So I would not recommend, based on that, you having instant porridge on its own with water for every meal of the day, absolutely.
No, because you're likely as well to just not feel great for the rest of the day because it sets you up on that kind of roller coaster where you're having the big peak, you're having this dip.
It's driving you then to go and have a quick fix to get your blood sugar back up.
You're then eating more at your next meal and you'll probably feel less energetic, less alert.
So yeah, I wouldn't advise that.
So I added nuts, seeds, dried berries, and some nut butter, and they contain extra fiber, extra protein, and extra fat.
And we know that fiber, fat, and protein impact the rate at which our stomach empties and
they impact also the rate at which blood glucose is then absorbed from the bloodstream and also some hormones like insulin, which obviously also impact how we metabolize the blood sugar.
So by adding and layering on this extra fat protein and fiber,
it modulates how quickly we absorb the glucose, so it modulates this rise in blood sugar.
Yeah, mine is a little bit better than yours, yes.
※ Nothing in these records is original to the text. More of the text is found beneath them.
template <int MODE, int SC, int GROUP, bool RETIRE, bool TWO = false>
__global__ __launch_bounds__(kBlock, TWO ? APT_TWO_WAVES : (SC == kSceneGrid ? APT_GRID_WAVES : (SC == kSceneTiles ? APT_TILE_WAVES : APT_FULL_WAVES))) void render_frame_kernel(const float *__restrict__ sph, FrameArgs fa,
                                                              TraceArgs ta, LeafProg lp) {
    constexpr bool NS8 = SC == kScene8;
    static_assert(!(RETIRE && NS8 && GROUP == 8), "APT_FLAG_RETIRE on the 8-sphere scene with samples >= 8 is render_frame_queue8_kernel's (pt_queue.h)");
    if (SC == kSceneGrid && ta.grid_walk == 2u && grid_queue_usable(ta)) return;
    __shared__ float4 tab[kTab8Floats4];
    __shared__ float4 tile[SC == kSceneTiles ? kTile : 1];
    extern __shared__ float dyn_lds[];
    float *stack_lds = dyn_lds;
    float *queue_lds = dyn_lds + (lp.nleaves > 1 ? kMaxStack * 3 * kStackSlots : 0);
    __shared__ Camera cam;
    park_camera(cam, fa);
    Scene8 sc;
    Tab8 tab8{tab, tab + 8};
    if (NS8) tab8 = load_scene8(sph, sc, tab);
    else __syncthreads();
    const bool planes = NS8 && sc.planes;
    (void)planes;

    const uint32_t lane = threadIdx.x & 63;
    const FrameLane<GROUP> fl = frame_lane<GROUP>(fa);
    const uint32_t j = fl.j, sub = fl.sub;
    const uint64_t pl = fl.pl;
    const bool valid = fl.valid;
    const uint32_t pi = fl.pi, pj = fl.pj, sy = fl.sy, sx = fl.sx;
    const uint64_t pbase = fl.pbase;
    uint32_t traced = 0;
    uint32_t queue_traced = 0;

    const Gain3 gain = load_gain(sph, ta);
    struct Col { float r, g, b; };
    auto sample = [&](uint32_t k) __attribute__((always_inline)) -> Col {
        uint64_t pb = pbase;
        if (TWO) {
            uint32_t tid = threadIdx.x;
            asm volatile("" : "+v"(tid));
            pb = frame_lane<GROUP>(fa, tid).pbase;
        }
        double u1, u2;
        path_uniforms(fa.seed, pb + k, u1, u2);
        float rox, roy, roz, rdx, rdy, rdz;
        camera_ray(cam, fa.width, fa.height, pi, pj, sy, sx, u1, u2, rox, roy, roz, rdx, rdy, rdz);
        PathState s;
        path_init(s, rox, roy, roz, rdx, rdy, rdz);
        if (SC == kScene8) traced += trace_ns8<MODE, RETIRE>(sc, tab8, s, valid, ta, pb + k);
        else if (SC == kSceneGrid) traced += trace_grid<MODE, RETIRE>(sph, ta.grid, s, valid, ta, pb + k);
        else traced += trace_dyn<MODE, RETIRE>(sph, tile, s, valid, ta, pb + k);
        return Col{s.rxy.x * gain.r, s.rxy.y * gain.g, s.rz * gain.b};
    };
    auto add = [](const Col &a, const Col &b) { return Col{a.r + b.r, a.g + b.g, a.b + b.b}; };
    struct Col2 { Col a, b; };
    const uint64_t lane_state = TWO ? lane_base_state(fa.seed, pbase, j) : 0;
    auto sample2 = [&](uint32_t u) __attribute__((always_inline)) -> Col2 {
        PathPair pp;
        camera_ray_pair(cam, fa.width, fa.height, pi, pj, sy, sx, chain_state_uniform(lane_state, u), pp.ox, pp.oy, pp.oz, pp.dx, pp.dy, pp.dz);
        asm("" : "+v"(pp.ox), "+v"(pp.oy), "+v"(pp.oz), "+v"(pp.dx), "+v"(pp.dy), "+v"(pp.dz));
        trace2_ns8<MODE>(sc, tab8, pp, ta, planes);
        traced += 2 * ta.depth;
        return Col2{Col{pp.rx.x * gain.r, pp.ry.x * gain.g, pp.rz.x * gain.b}, Col{pp.rx.y * gain.r, pp.ry.y * gain.g, pp.rz.y * gain.b}};
    };

    float res[3] = {0.0f, 0.0f, 0.0f};
    uint32_t start = 0;
    int sp = 0;
    for (uint32_t leaf = 0; leaf < lp.nleaves; ++leaf) {
        const uint32_t n = lp.len(leaf);
        float acc[3];
        if (GROUP == 1) {
            Col a = {0.0f, 0.0f, 0.0f};
            for (uint32_t k = 0; k < n; ++k) a = add(a, sample(start + k));
            acc[0] = a.r; acc[1] = a.g; acc[2] = a.b;
        } else {
            const uint32_t nfull = n & ~7u;
            if (RETIRE && SC == kSceneTiles) {
                float *colq = queue_lds + (size_t)(threadIdx.x >> 6) * 3u * 8u * lp.maxleaf;
                const uint32_t total = 8u * nfull;
                const uint32_t qstride = 8u * lp.maxleaf;
                uint32_t next = 0;
                uint32_t depth_left = 0, cur_item = 0, slot_item = 0;
                uint64_t cur_key = 0, slot_key = 0;
                uint32_t n_bounce_exec = 0, n_gen_exec = 0;
                float sl_ox = 0.f, sl_oy = 0.f, sl_oz = 0.f, sl_dx = 0.f, sl_dy = 0.f, sl_dz = 1.f;
                bool slot_full = false, slot_valid = false, cur_valid = false;
                PathState s;
                path_init(s, 0.f, 0.f, 0.f, 0.f, 0.f, 1.f);
                auto refill = [&](PathState &cur) -> bool {
                    for (;;) {
                        const bool want = !slot_full;
                        const unsigned long long wants = __ballot(want);
                        const bool busy_any = __any(depth_left != 0 || slot_full);
                        if (next < total && wants && ((uint32_t)__popcll(wants) >= ta.refill_lanes || !busy_any)) {
                            ++n_gen_exec;
                            const uint32_t rank = __builtin_amdgcn_mbcnt_hi((uint32_t)(wants >> 32),
                                                  __builtin_amdgcn_mbcnt_lo((uint32_t)wants, 0u));
                            const uint32_t remaining = total - next;
                            const bool take = want && rank < remaining;
                            const uint32_t item = take ? next + rank : 0u;
                            const uint32_t g = item / nfull, k = item - g * nfull;
                            const int src = (int)(8u * g);
                            const uint32_t gpi = __shfl(pi, src, 64), gpj = __shfl(pj, src, 64);
                            const uint32_t gsub = __shfl(sub, src, 64);
                            const uint32_t blo = __shfl((uint32_t)pbase, src, 64), bhi = __shfl((uint32_t)(pbase >> 32), src, 64);
                            const bool gvalid = __shfl((int)valid, src, 64) != 0;
                            if (take) {
                                slot_valid = gvalid;
                                double u1, u2;
                                const uint64_t path = (((uint64_t)bhi << 32) | blo) + start + k;
                                if (ta.rr_start) slot_key = rr_path_key(ta.seed, path);
                                path_uniforms(fa.seed, path, u1, u2);
                                camera_ray(cam, fa.width, fa.height, gpi, gpj, gsub >> 1, gsub & 1u, u1, u2, sl_ox, sl_oy, sl_oz, sl_dx,
                                           sl_dy, sl_dz);
                                slot_item = item;
                                slot_full = true;
                            }
                            next += min((uint32_t)__popcll(wants), remaining);
                        }
                        const bool begin = depth_left == 0 && slot_full;
                        if (begin) {
                            cur.oxy = f2{sl_ox, sl_oy}; cur.oz = sl_oz; cur.dxy = f2{sl_dx, sl_dy}; cur.dz = sl_dz;
                            cur.rxy = f2{1.0f, 1.0f}; cur.rz = 1.0f; cur.alive = 1u;
                            cur_item = slot_item;
                            cur_key = slot_key;
                            cur_valid = slot_valid;
                            depth_left = ta.depth;
                            slot_full = false;
                            if (ta.depth == 0 || !cur_valid) {
                                depth_left = 0;
                                colq[cur_item] = gain.r; colq[qstride + cur_item] = gain.g; colq[2 * qstride + cur_item] = gain.b;
                            }
                        }
                        if (__any(depth_left != 0)) return false;
                        if (next >= total && !__any(slot_full)) return true;
                    }
                };
                for (;;) {
                    const bool wave_done = refill(s);
                    if (__syncthreads_and(wave_done)) break;
                    const bool active = depth_left != 0;
                    dyn_segment<MODE>(sph, tile, s, !active, ta);
                    ++n_bounce_exec;
                    if (active && ta.rr_start && ta.depth - depth_left + 1 >= ta.rr_start)
                        russian_roulette(s, cur_key, ta.depth - depth_left);
                    queue_traced += (active && cur_valid) ? 1u : 0u;
                    depth_left -= active ? 1u : 0u;
                    if (active && (depth_left == 0 || path_finished(s))) {
                        depth_left = 0;
                        colq[cur_item] = s.rxy.x * gain.r;
                        colq[qstride + cur_item] = s.rxy.y * gain.g;
                        colq[2 * qstride + cur_item] = s.rz * gain.b;
                    }
                }
                __syncthreads();
                {
                    const uint32_t base = (lane >> 3) * nfull + j;
#pragma unroll
                    for (int ch = 0; ch < 3; ++ch) acc[ch] = colq[ch * qstride + base];
                    for (uint32_t i8 = 8; i8 < nfull; i8 += 8) {
#pragma unroll
                        for (int ch = 0; ch < 3; ++ch) acc[ch] = acc[ch] + colq[ch * qstride + base + i8];
                    }
                }
                __syncthreads();
                if (ta.traced && lane == 0) {
                    atomicAdd(ta.traced + 1, 64ull * n_bounce_exec);
                    atomicAdd(ta.traced + 2, 64ull * n_gen_exec);
                }
            } else {
                Col a;
                uint32_t i8;
                if (TWO && nfull >= 16) {
                    Col2 c = sample2(start);
                    a = add(c.a, c.b);
                    for (i8 = 16; i8 + 16 <= nfull; i8 += 16) {
                        c = sample2(start + i8);
                        a = add(a, c.a);
                        a = add(a, c.b);
                    }
                } else {
                    a = sample(start + j);
                    i8 = 8;
                }
                for (; i8 < nfull; i8 += 8) a = add(a, sample(start + i8 + j));
                acc[0] = a.r; acc[1] = a.g; acc[2] = a.b;
            }
#pragma unroll
            for (int ch = 0; ch < 3; ++ch) {
                float v = acc[ch];
                v = v + __shfl_xor(v, 1, 64);
                v = v + __shfl_xor(v, 2, 64);
                v = v + __shfl_xor(v, 4, 64);
                acc[ch] = v;
            }
            const uint32_t nt = n - nfull;
            if (nt) {
                const uint32_t traced_before = traced;
                const Col c = sample(start + nfull + (j < nt ? j : 0));
                if (j >= nt) traced = traced_before;
                for (uint32_t t = 0; t < nt; ++t) {
                    const int src = (int)((lane & ~7u) + t);
                    acc[0] = acc[0] + __shfl(c.r, src, 64);
                    acc[1] = acc[1] + __shfl(c.g, src, 64);
                    acc[2] = acc[2] + __shfl(c.b, src, 64);
                }
            }
        }
        start += n;
        if (lp.nleaves == 1) {
            res[0] = acc[0]; res[1] = acc[1]; res[2] = acc[2];
        } else {
#pragma unroll
            for (int ch = 0; ch < 3; ++ch) stack_lds[(sp * 3 + ch) * kStackSlots + (threadIdx.x >> 3)] = acc[ch];
            ++sp;
            for (uint32_t m = 0; m < lp.ncomb(leaf); ++m) {
                --sp;
#pragma unroll
                for (int ch = 0; ch < 3; ++ch) {
                    const float a = stack_lds[((sp - 1) * 3 + ch) * kStackSlots + (threadIdx.x >> 3)];
                    const float b = stack_lds[(sp * 3 + ch) * kStackSlots + (threadIdx.x >> 3)];
                    stack_lds[((sp - 1) * 3 + ch) * kStackSlots + (threadIdx.x >> 3)] = a + b;
                }
            }
        }
    }
    if (lp.nleaves > 1) {
#pragma unroll
        for (int ch = 0; ch < 3; ++ch) res[ch] = stack_lds[ch * kStackSlots + (threadIdx.x >> 3)];
    }

    __shared__ uint32_t u8pack[frame_u8_words(GROUP)];
    frame_decode<GROUP, TWO>(fa, pl, valid, res, u8pack);
    count_traced(ta, (valid ? traced : 0) + queue_traced);
}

And it's surprising, actually, even though I paired it with the fiber, the fat, and the protein, that it's still gone up that high.
Yeah, and it's all to do with the magic of the food matrix that we often talk about here at ZOE, which basically is the structure of the food.
So for example, there was a clinical trial where they asked people to eat one day these steel cut oats, another day the rolled oats, another day instant oats, and another day really heavily processed oats.
oats that are used often in breakfast cereals like Cheerios.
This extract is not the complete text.